**What you are asked to do:** Could you return every line of the material that contains the word "kPlaneBytes"?

**Data extract:**

Instead of every wave converting fp32 attention values into bf16 hi/lo pairs inside the MFMA loop, the kernel now splits each chunk once, cooperatively, into double-buffered bf16 planes in LDS. The split of chunk c+1 overlaps with the MFMAs of chunk c. Out-of-range handling moves from per-load index checks to buffer-descriptor byte limits, so loads past T return zero without branches. The wait counts are rewritten as tuned s_waitcnt sequences. This adds LDS footprint and relies on exact vmcnt accounting, including unconditional issue past the end of the utterance.

```diff
diff --git a/wespeaker_hubert_amd/csrc/astp_fused.hip b/wespeaker_hubert_amd/csrc/astp_fused.hip
--- a/wespeaker_hubert_amd/csrc/astp_fused.hip
+++ b/wespeaker_hubert_amd/csrc/astp_fused.hip
@@ -1,27 +1,43 @@
 #include "astp_fused.h"
+#include "bf16x3.h"
 #include "gemm_common.h"
 
 namespace wsp {
 
 namespace {
 
-typedef __bf16 bf16x8 __attribute__((ext_vector_type(8)));
-
 constexpr int kK = 128;
 
 typedef __attribute__((address_space(3))) void lds_void;
+
+__device__ __forceinline__ __amdgpu_buffer_rsrc_t rsrc_bytes(const void* base, unsigned bytes) {
+  const unsigned long long a = reinterpret_cast<unsigned long long>(base);
+  const unsigned lo = __builtin_amdgcn_readfirstlane((unsigned)a);
+  const unsigned hi = __builtin_amdgcn_readfirstlane((unsigned)(a >> 32));
+  void* p = reinterpret_cast<void*>(((unsigned long long)hi << 32) | lo);
+  return __builtin_amdgcn_make_buffer_rsrc(p, (short)0, (int)__builtin_amdgcn_readfirstlane(bytes), 0x00020000);
+}
 
 __device__ __forceinline__ void dma16(__amdgpu_buffer_rsrc_t r, unsigned char* lds, int voff) {
   __builtin_amdgcn_raw_ptr_buffer_load_lds(r, (lds_void*)lds, 16, voff, 0, 0, 0);
 }
 
+template <int VM, int LGKM = 15>
+__device__ __forceinline__ void wait_counts() {
+  asm volatile("" ::: "memory");
+  __builtin_amdgcn_s_waitcnt((VM & 15) | (7 << 4) | (LGKM << 8) | ((VM >> 4) << 14));
+  asm volatile("" ::: "memory");
+}
+
 constexpr int kCB2 = 256;
 constexpr int kChunkBytes = 32 * kK * 4;
-
-constexpr int kLds3 = 3 * kChunkBytes;
+constexpr int kPlaneBytes = 32 * kK * 2;
+
+constexpr int kLds3 = 3 * kChunkBytes + 4 * kPlaneBytes;
 
 __global__ __launch_bounds__(512, 1) void astp_fused3_kernel(const AstpArgs p) {
   extern __shared__ __attribute__((aligned(16))) unsigned char ring[];
+  unsigned char* const planes = ring + 3 * kChunkBytes;
   const int tid = threadIdx.x;
   const int lane = tid & 63;
   const int wave = tid >> 6;
@@ -34,8 +50,10 @@
   const int r0 = p.seg ? p.seg[b] : b * p.T;
   const int T = p.seg ? p.seg[b + 1] - r0 : p.T;
   const int col = ct * kCB2 + wave * 32 + r32;
-  const __amdgpu_buffer_rsrc_t ra = make_rsrc(p.att + (size_t)r0 * kK);
-  const __amdgpu_buffer_rsrc_t rx = make_rsrc(p.x + (size_t)r0 * p.ldx);
+  const __amdgpu_buffer_rsrc_t ra = rsrc_bytes(p.att + (size_t)r0 * kK, (unsigned)T * kK * 4u);
+  const __amdgpu_buffer_rsrc_t rx = rsrc_bytes(p.x + (size_t)r0 * p.ldx, (unsigned)T * (unsigned)p.ldx * 4u);
+  const unsigned ldx4 = (unsigned)p.ldx * 4u;
+  const unsigned xoff = 4u * h * ldx4 + 4u * col;
 
   auto dma_chunk = [&](int t0, int slot) {
 #pragma unroll
@@ -43,17 +61,29 @@
       const int piece = 2 * wave + j;
       const int row = 2 * piece + h;
       const int c = r32 ^ (row & 15);
-      const int t = t0 + row;
-      dma16(ra, ring + slot * kChunkBytes + piece * 1024, t < T ? (t * kK + c * 4) * 4 : kOOB);
+      dma16(ra, ring + slot * kChunkBytes + piece * 1024, (unsigned)t0 * (kK * 4u) + (row * kK + c * 4) * 4u);
     }
   };
   auto load_x = [&](int t0, float (&xv)[16]) {
 #pragma unroll
     for (int r = 0; r < 16; ++r) {
-      const int t = t0 + (r & 3) + 8 * (r >> 2) + 4 * h;
-      xv[r] = __builtin_bit_cast(float, __builtin_amdgcn_raw_buffer_load_b32(
-                                            rx, t < T ? (t * p.ldx + col) * 4 : kOOB, 0, 0));
-    }
+      const unsigned tr = (unsigned)(t0 + (r & 3) + 8 * (r >> 2));
+      xv[r] = __builtin_bit_cast(float, __builtin_amdgcn_raw_buffer_load_b32(rx, tr * ldx4 + xoff, 0, 0));
+    }
+  };
+  auto split_rows = [&](int slot, int pp) {
+    const int row = 4 * wave + (lane >> 4);
+    const int q = lane & 15;
+    const int sw = row & 15;
+    const unsigned char* src = ring + slot * kChunkBytes + row * 512;
+    const f32x4 v0 = *reinterpret_cast<const f32x4*>(src + (((2 * q) ^ sw) << 4));
+    const f32x4 v1 = *reinterpret_cast<const f32x4*>(src + (((2 * q + 1) ^ sw) << 4));
+    const float v[8] = {v0[0], v0[1], v0[2], v0[3], v1[0], v1[1], v1[2], v1[3]};
+    bf16x8 hi, lo;
+    split(v, hi, lo);
+    unsigned char* dst = planes + pp * 2 * kPlaneBytes + row * 256 + ((q ^ sw) << 4);
+    *reinterpret_cast<bf16x8*>(dst) = hi;
+    *reinterpret_cast<bf16x8*>(dst + kPlaneBytes) = lo;
   };
   bf16x8 wf[16];
   {
@@ -65,36 +95,36 @@
                                              rw, ((i * ntile + ct * (kCB2 / 32) + wave) * 64 + lane) * 16, 0, 0));
   }
   const float bias = p.bias2[col];
+  asm volatile("" ::: "memory");
 
   float m = -INFINITY, s = 0.f, a1 = 0.f, a2 = 0.f;
-  auto consume = [&](int t0, int slot, const float (&xv)[16]) {
-    const unsigned char* ab = ring + slot * kChunkBytes + r32 * 512;
-    f32x16 acc;
+  auto multiply = [&](int pp, f32x16& acc) {
+    const unsigned char* ab = planes + pp * 2 * kPlaneBytes + r32 * 256;
 #pragma unroll
     for (int r = 0; r < 16; ++r) acc[r] = 0.f;
 #pragma unroll
     for (int ks = 0; ks < 8; ++ks) {
-      const int c0 = 4 * ks + 2 * h;
-      const f32x4 v0 = *reinterpret_cast<const f32x4*>(ab + ((c0 ^ (r32 & 15)) << 4));
-      const f32x4 v1 = *reinterpret_cast<const f32x4*>(ab + (((c0 + 1) ^ (r32 & 15)) << 4));
-      bf16x8 ah, al;
-#pragma unroll
-      for (int e = 0; e < 8; ++e) {
-        const float v = e < 4 ? v0[e] : v1[e - 4];
-        const __bf16 hh = (__bf16)v;
-        ah[e] = hh;
-        al[e] = (__bf16)(v - (float)hh);
+      const int o = ((2 * ks + h) ^ (r32 & 15)) << 4;
+      const bf16x8 ah = *reinterpret_cast<const bf16x8*>(ab + o);
+      const bf16x8 al = *reinterpret_cast<const bf16x8*>(ab + kPlaneBytes + o);
+      mma3(ah, al, wf[2 * ks], wf[2 * ks + 1], acc);
+    }
+  };
+  auto update = [&](int t0, const f32x16& acc, const float (&xv)[16]) {
+    float ev[16], mc = -INFINITY;
+    if (t0 + 32 <= T) {
+#pragma unroll
+      for (int r = 0; r < 16; ++r) {
+        ev[r] = acc[r] + bias;
+        mc = fmaxf(mc, ev[r]);
       }
-      acc = __builtin_amdgcn_mfma_f32_32x32x16_bf16(al, wf[2 * ks], acc, 0, 0, 0);
-      acc = __builtin_amdgcn_mfma_f32_32x32x16_bf16(ah, wf[2 * ks + 1], acc, 0, 0, 0);
-      acc = __builtin_amdgcn_mfma_f32_32x32x16_bf16(ah, wf[2 * ks], acc, 0, 0, 0);
-    }
-    float ev[16], mc = -INFINITY;
-#pragma unroll
-    for (int r = 0; r < 16; ++r) {
-      const int t = t0 + (r & 3) + 8 * (r >> 2) + 4 * h;
-      ev[r] = t < T ? acc[r] + bias : -INFINITY;
-      mc = fmaxf(mc, ev[r]);
+    } else {
+#pragma unroll
+      for (int r = 0; r < 16; ++r) {
+        const int t = t0 + (r & 3) + 8 * (r >> 2) + 4 * h;
+        ev[r] = t < T ? acc[r] + bias : -INFINITY;
+        mc = fmaxf(mc, ev[r]);
+      }
     }
     if (mc != -INFINITY) {
       const float m1 = fmaxf(m, mc);
@@ -115,23 +145,26 @@
 
   float xa[16], xb[16], xc[16];
   const int nch = (T + 31) / 32;
-  dma_chunk(0, 0);
-  load_x(0, xa);
-  if (nch > 1) {
-    dma_chunk(32, 1);
-    load_x(32, xb);
-  }
+  auto issue = [&](int t0, int slot, float (&xv)[16]) {
+    dma_chunk(t0, slot);
+    asm volatile("" ::: "memory");
+    load_x(t0, xv);
+    asm volatile("" ::: "memory");
+  };
+  issue(0, 0, xa);
+  issue(32, 1, xb);
+  wait_counts<34>();
+  split_rows(0, 0);
   auto step = [&](int c, int slot, const float (&xcur)[16], float (&xnext2)[16]) {
-    if (c + 1 < nch)
-      asm volatile("s_waitcnt vmcnt(18)" ::: "memory");
-    else
-      asm volatile("s_waitcnt vmcnt(0)" ::: "memory");
-    __syncthreads();
-    if (c + 2 < nch) {
-      dma_chunk((c + 2) * 32, slot == 0 ? 2 : slot - 1);
-      load_x((c + 2) * 32, xnext2);
-    }
-    consume(c * 32, slot, xcur);
+    wait_counts<18, 0>();
+    __builtin_amdgcn_s_barrier();
+    asm volatile("" ::: "memory");
+    issue((c + 2) * 32, slot == 0 ? 2 : slot - 1, xnext2);
+    f32x16 acc;
+    multiply(c & 1, acc);
+    wait_counts<34>();
+    split_rows(slot == 2 ? 0 : slot + 1, (c + 1) & 1);
+    update(c * 32, acc, xcur);
   };
   for (int c = 0; c < nch; c += 3) {
     step(c, 0, xa, xc);
@@ -140,6 +173,7 @@
     if (c + 2 >= nch) break;
     step(c + 2, 2, xc, xb);
   }
+  wait_counts<0>();
   const float mo = __shfl_xor(m, 32), so = __shfl_xor(s, 32), a1o = __shfl_xor(a1, 32), a2o = __shfl_xor(a2, 32);
   const float M = fmaxf(m, mo);
   const float f0 = m == -INFINITY ? 0.f : __expf(m - M);
```

After: 26320 before, 26550 after (median of 6 runs). About the same (+0.9%).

**Written answer:**
+constexpr int kPlaneBytes = 32 * kK * 2;
+constexpr int kLds3 = 3 * kChunkBytes + 4 * kPlaneBytes;
+    unsigned char* dst = planes + pp * 2 * kPlaneBytes + row * 256 + ((q ^ sw) << 4);
+    *reinterpret_cast<bf16x8*>(dst + kPlaneBytes) = lo;
+    const unsigned char* ab = planes + pp * 2 * kPlaneBytes + r32 * 256;
+      const bf16x8 al = *reinterpret_cast<const bf16x8*>(ab + kPlaneBytes + o);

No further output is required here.